» **GIVEN DATA**:

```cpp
static void free_replica(fin_index::Replica& r) {
    if (r.device >= 0) {
        (void)hipSetDevice(r.device);
        (void)hipFree(r.d_blocks); (void)hipFree(r.d_blkinfo); (void)hipFree(r.d_goff); (void)hipFree(r.d_ends); (void)hipFree(r.d_samp); (void)hipFree(r.d_concat); (void)hipFree(r.d_ptab); (void)hipFree(r.d_jtab); (void)hipFree(r.d_pos); (void)hipFree(r.d_filt); (void)hipFree(r.d_lcs8); (void)hipFree(r.d_safe); (void)hipFree(r.d_kt3); (void)hipFree(r.d_ktx); (void)hipFree(r.d_rcwin); (void)hipFree(r.d_cbf); (void)hipFree(r.d_fbf);
        r = fin_index::Replica();
    }
}
static void free_device(fin_index* x) {
    for (auto& r : x->replicas) free_replica(r);
    x->replicas.clear();
}

void fin_batch_free(fin_batch* b);
void fin_index_free(fin_index* idx) {
    if (!idx) return;
    for (auto& pb : idx->batch_pool) fin_batch_free(pb.second);
    idx->batch_pool.clear();
    free_device(idx);
    delete idx;
// ... 153 lines not shown
    d.blocks = (const FinNodeBlock*)r.d_blocks; d.blkinfo = (const FinBlockInfo*)r.d_blkinfo; d.goff = (const uint32_t*)r.d_goff;
    d.ends = (const uint32_t*)r.d_ends; d.samp = (const uint32_t*)r.d_samp; d.concat = (const uint32_t*)r.d_concat;
    d.n_nodes = (uint32_t)x->n_nodes; d.n_unitigs = (uint32_t)x->n_unitigs; d.total_len = (uint32_t)x->total_len; d.k = x->k;
    d.samp_shift = x->samp_shift; d.n_samp = (uint32_t)x->samp.size();
    for (int c = 0; c < 4; c++) d.C[c] = (uint32_t)x->C[c];
    d.C[4] = (uint32_t)x->n_nodes;
    d.lcs_t0 = x->lcs_t0;
    d.lcs8 = nullptr;
    if (!x->lcs8.empty()) {
        if ((e = up(&r.d_lcs8, x->lcs8.data(), x->lcs8.size())) != hipSuccess) {
            free_replica(r); set_err(err, errlen, std::string("uploading the LCS array: ") + hipGetErrorString(e)); return FIN_ENODEV;
        }
        d.lcs8 = (const uint8_t*)r.d_lcs8;
    }
    d.budget_mult = 64; d.budget_add = 4096;
    d.text_anchors = 0; d.defer_ok = 0; d.rcwin = nullptr;
    {
        const bool lean_req = optv(x, O_lean_tables) && optv(x, O_cbf_m) != 0 && optv(x, O_ptab_t) < 0 && x->k <= (optv(x, O_lean_tables) >= 3 ? 255u : optv(x, O_lean_tables) >= 2 ? 63u : 31u) && optv(x, O_kmer_table) && optv(x, O_seed_anchors) && optv(x, O_text_anchors) &&
                              x->total_len < FIN_POS_DUMMY && x->n_unitigs < FIN_POS_UNVERIFIED;
        int T = lean_req ? 0 : (int)optv(x, O_ptab_t);
        if (T < 0) { T = 0; while (T < 15 && T < (int)x->k && (1ull << (2 * (T + 1))) <= 16ull * x->n_nodes) T++; }
        if (T > (int)x->k) T = (int)x->k;
        d.ptab_t = 0; d.ptab = nullptr;
        if (T > 0) {
            if ((e = hipMalloc(&r.d_ptab, (sizeof(FinPrefixIval) << (2 * T)) + 16)) != hipSuccess) {
                free_replica(r); set_err(err, errlen, std::string("prefix table: ") + hipGetErrorString(e)); return FIN_ENODEV;
            }
            d.ptab_t = (uint32_t)T; d.ptab = (const FinPrefixIval*)r.d_ptab;
            const int rc = fin_launch_build_ptab(&d, r.d_ptab, T, nullptr);
            if (rc != 0 || (e = hipDeviceSynchronize()) != hipSuccess) {
                free_replica(r); set_err(err, errlen, std::string("prefix table kernel: ") + hipGetErrorString(rc ? (hipError_t)rc : e)); return FIN_ENODEV;
// ... 100 lines not shown
            uint32_t lg = 4;
            while ((8ull << lg) < x->total_len && lg < 31) lg++;
            if ((e = hipMalloc(&r.d_cbf, 16ull << lg)) != hipSuccess) {
                free_replica(r); set_err(err, errlen, std::string("canonical string filter: ") + hipGetErrorString(e)); return FIN_ENODEV;
            }
            if (r.lean && (e = hipMalloc(&r.d_fbf, 16ull << lg)) != hipSuccess) {
                free_replica(r); set_err(err, errlen, std::string("directional string filter: ") + hipGetErrorString(e)); return FIN_ENODEV;
            }
            const int rc = fin_launch_build_cbf(&d, r.d_cbf, r.d_fbf, lg, (uint32_t)m, nullptr);
            if (rc != 0 || (e = hipDeviceSynchronize()) != hipSuccess) {
                free_replica(r); set_err(err, errlen, std::string("canonical string filter kernel: ") + hipGetErrorString(rc ? (hipError_t)rc : e)); return FIN_ENODEV;
            }
            d.cbf = (const FinCbfBlock*)r.d_cbf; d.cbf_log2 = lg; d.cbf_m = (uint32_t)m; d.fbf = (const FinCbfBlock*)r.d_fbf;
        }
    }
    r.table_bytes = (r.d_ptab ? (sizeof(FinPrefixIval) << (2 * d.ptab_t)) : 0) + (r.d_jtab ? (sizeof(FinPrefixIval) << (2 * d.jtab_t)) : 0) +
                    (r.d_filt ? ((1ull << (2 * d.filt_f)) / 8) : 0) + (r.d_pos ? (x->n_nodes + 1) * sizeof(FinSeedEntry) : 0) +
                    (r.d_safe ? fin_anchor_safe_words(x->total_len) * 8 : 0) + (r.d_kt3 ? 32ull * d.kt3_buckets : 0) + (r.d_ktx ? (32ull << d.ktx_log2) : 0) +
                    (r.d_rcwin ? fin_rcwin_bytes(x->total_len) : 0) + (r.d_cbf ? (16ull << d.cbf_log2) : 0) + (r.d_fbf ? (16ull << d.cbf_log2) : 0) + (r.d_lcs8 ? x->lcs8.size() : 0);
    x->replicas.push_back(r);
    return FIN_OK;
}

int fin_index_debug_seed_table(const fin_index* x, int device, uint32_t* out, char* err, size_t errlen) {
    const fin_index::Replica* r = x ? x->replica_on(device) : nullptr;
    if (!r || !r->d_pos || !out) { set_err(err, errlen, "no seed table on that device"); return FIN_EINVAL; }
    HIPCHK(hipSetDevice(device));
    HIPCHK(hipMemcpy2D(out, 8, r->d_pos, sizeof(FinSeedEntry), 8, (size_t)x->n_nodes, hipMemcpyDeviceToHost));
    return FIN_OK;
}

static const void* debug_table_of(const fin_index* x, const fin_index::Replica& r, int what, uint64_t& bytes) {
    const FinDevIndex& d = r.dev;
    const void* p = nullptr; bytes = 0;
    switch (what) {
        case FIN_DT_PTAB: p = r.d_ptab; bytes = sizeof(FinPrefixIval) << (2 * d.ptab_t); break;
        case FIN_DT_JTAB: p = r.d_jtab; bytes = sizeof(FinPrefixIval) << (2 * d.jtab_t); break;
        case FIN_DT_FILT: p = r.d_filt; bytes = (1ull << (2 * d.filt_f)) / 8; break;
        case FIN_DT_SAFE: p = r.d_safe; bytes = (x->total_len + 63) / 64 * 8; break;
        case FIN_DT_RCWIN: p = r.d_rcwin; bytes = (x->total_len + 511) / 512; break;
        case FIN_DT_CBF: p = r.d_cbf; bytes = 16ull << d.cbf_log2; break;
        case FIN_DT_FBF: p = r.d_fbf; bytes = 16ull << d.cbf_log2; break;
        default: break;
    }
    if (!p) bytes = 0;
    return p;
}
int64_t fin_index_debug_table_bytes(const fin_index* x, int device, int what) {
    const fin_index::Replica* r = x ? x->replica_on(device) : nullptr;
    if (!r || what < FIN_DT_PTAB || what > FIN_DT_FBF) return -1;
    uint64_t bytes = 0;
    (void)debug_table_of(x, *r, what, bytes);
    return (int64_t)bytes;
}
int fin_index_debug_table(const fin_index* x, int device, int what, void* out, uint64_t out_bytes, char* err, size_t errlen) {
    if (!x || !out) { set_err(err, errlen, "null argument"); return FIN_EINVAL; }
    const fin_index::Replica* r = x->replica_on(device);
    if (!r) { set_err(err, errlen, "no replica on that device"); return FIN_EINVAL; }
    uint64_t bytes = 0;
    const void* p = debug_table_of(x, *r, what, bytes);
    if (!p) { set_err(err, errlen, "the replica on that device has no such table"); return FIN_EINVAL; }
    if (out_bytes < bytes) { set_err(err, errlen, "table buffer too small"); return FIN_EINVAL; }
    HIPCHK(hipSetDevice(device));
    HIPCHK(hipMemcpy(out, p, bytes, hipMemcpyDeviceToHost));
    return FIN_OK;
// ... 235 lines not shown
    b->dev.pp_wide_out = (uint32_t)optv(b->idx, O_pp_wide_out);
    b->dev.pp_park_cap = (uint32_t)(int32_t)optv(b->idx, O_debug_pp_park_cap);
    b->dev.lean_walk = (uint32_t)optv(b->idx, O_lean_walk);
    {
        const fin_index::Replica* rep = b->idx->replica_on(b->device);
        b->dev.text_anchors = (optv(b->idx, O_text_anchors) && rep && rep->anchors_built) ? 1u : 0u;
        b->dev.safe = rep ? rep->dev.safe : nullptr;
        b->dev.pos = (optv(b->idx, O_seed_anchors) && b->dev.text_anchors && b->d_seed && rep) ? rep->dev.pos : nullptr;
        b->dev.filt = (optv(b->idx, O_filt_f) != 0 && rep) ? rep->dev.filt : nullptr;
        const bool lean = rep && rep->lean && optv(b->idx, O_seed_anchors) && b->dev.text_anchors && b->d_seed && optv(b->idx, O_kmer_table) && rep->dev.fbf;
        b->dev.fbf = lean ? rep->dev.fbf : nullptr;
        b->dev.kt3 = (optv(b->idx, O_kmer_table) && rep && (b->dev.pos || lean)) ? rep->dev.kt3 : nullptr;
        b->dev.ktx = (b->dev.kt3 && rep) ? rep->dev.ktx : nullptr; b->dev.ktx_log2 = rep ? rep->dev.ktx_log2 : 0;
        b->dev.cbf = (rep && b->dev.kt3) ? rep->dev.cbf : nullptr;
        b->dev.fast_path = (optv(b->idx, O_fast_path) && b->dev.cbf) ? 1u : 0u;
    }
    int rc = 0;
    hipEvent_t out_ready = nullptr;
    const int opt_kernel = (int)optv(b->idx, O_kernel);
    const uint32_t lds_limit = (uint32_t)optv(b->idx, O_lds_deque_limit);
    int kern = opt_kernel;
    if (b->dev.k > FIN_FAST_K)
        kern = (opt_kernel == 4 && b->q_slots && fin_v4_writes_gaps(&b->dev, (const uint32_t*)b->d_seed)) ? 4 : 0;
    const int no_prefill = (kern == 4 && b->q_slots && optv(b->idx, O_write_gaps) && fin_v4_writes_gaps(&b->dev, (const uint32_t*)b->d_seed)) ? 1 : 0;
    {
        const fin_index::Replica* rep = b->idx->replica_on(b->device);
        b->dev.defer_ok = (kern == 4 && no_prefill && strands == FIN_MERGED && optv(b->idx, O_defer_strand) && rep && rep->anchors_built &&
                           rep->n_rc_pairs != ~0ull && (b->dev.pos || b->dev.fbf)) ? 1u : 0u;
        b->dev.rcwin = (b->dev.defer_ok && rep->d_rcwin) ? (const uint8_t*)rep->d_rcwin : nullptr;
    }
// ... 2717 lines not shown
```

### finito_amd/csrc/fin_format.h

```cpp
#pragma once
#include <stdint.h>

#define FIN_BLOCK_NODES 64
#define FIN_LCS_MASK 0x7Fu
#define FIN_USTART_BIT 0x80u
#define FIN_MAX_K 255
#define FIN_FAST_K 128

struct FinCharRec {
    uint32_t plane_lo, plane_hi;
    uint32_t base;
};
struct alignas(128) FinNodeBlock {
    uint8_t node[64];
    FinCharRec rec[4];
    uint64_t th0, th1;
};
static_assert(sizeof(FinNodeBlock) == 128, "one block = one 128-B line");
#ifdef __HIPCC__
__host__ __device__
#endif
static inline uint64_t fin_plane(const FinCharRec& r) { return r.plane_lo | ((uint64_t)r.plane_hi << 32); }
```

» **TRY IT**: Look through the entries and find each line that has the string "define". Copy those lines.

» **ANSWER FOR THIS EXERCISE**:
#define FIN_BLOCK_NODES 64
#define FIN_LCS_MASK 0x7Fu
#define FIN_USTART_BIT 0x80u
#define FIN_MAX_K 255
#define FIN_FAST_K 128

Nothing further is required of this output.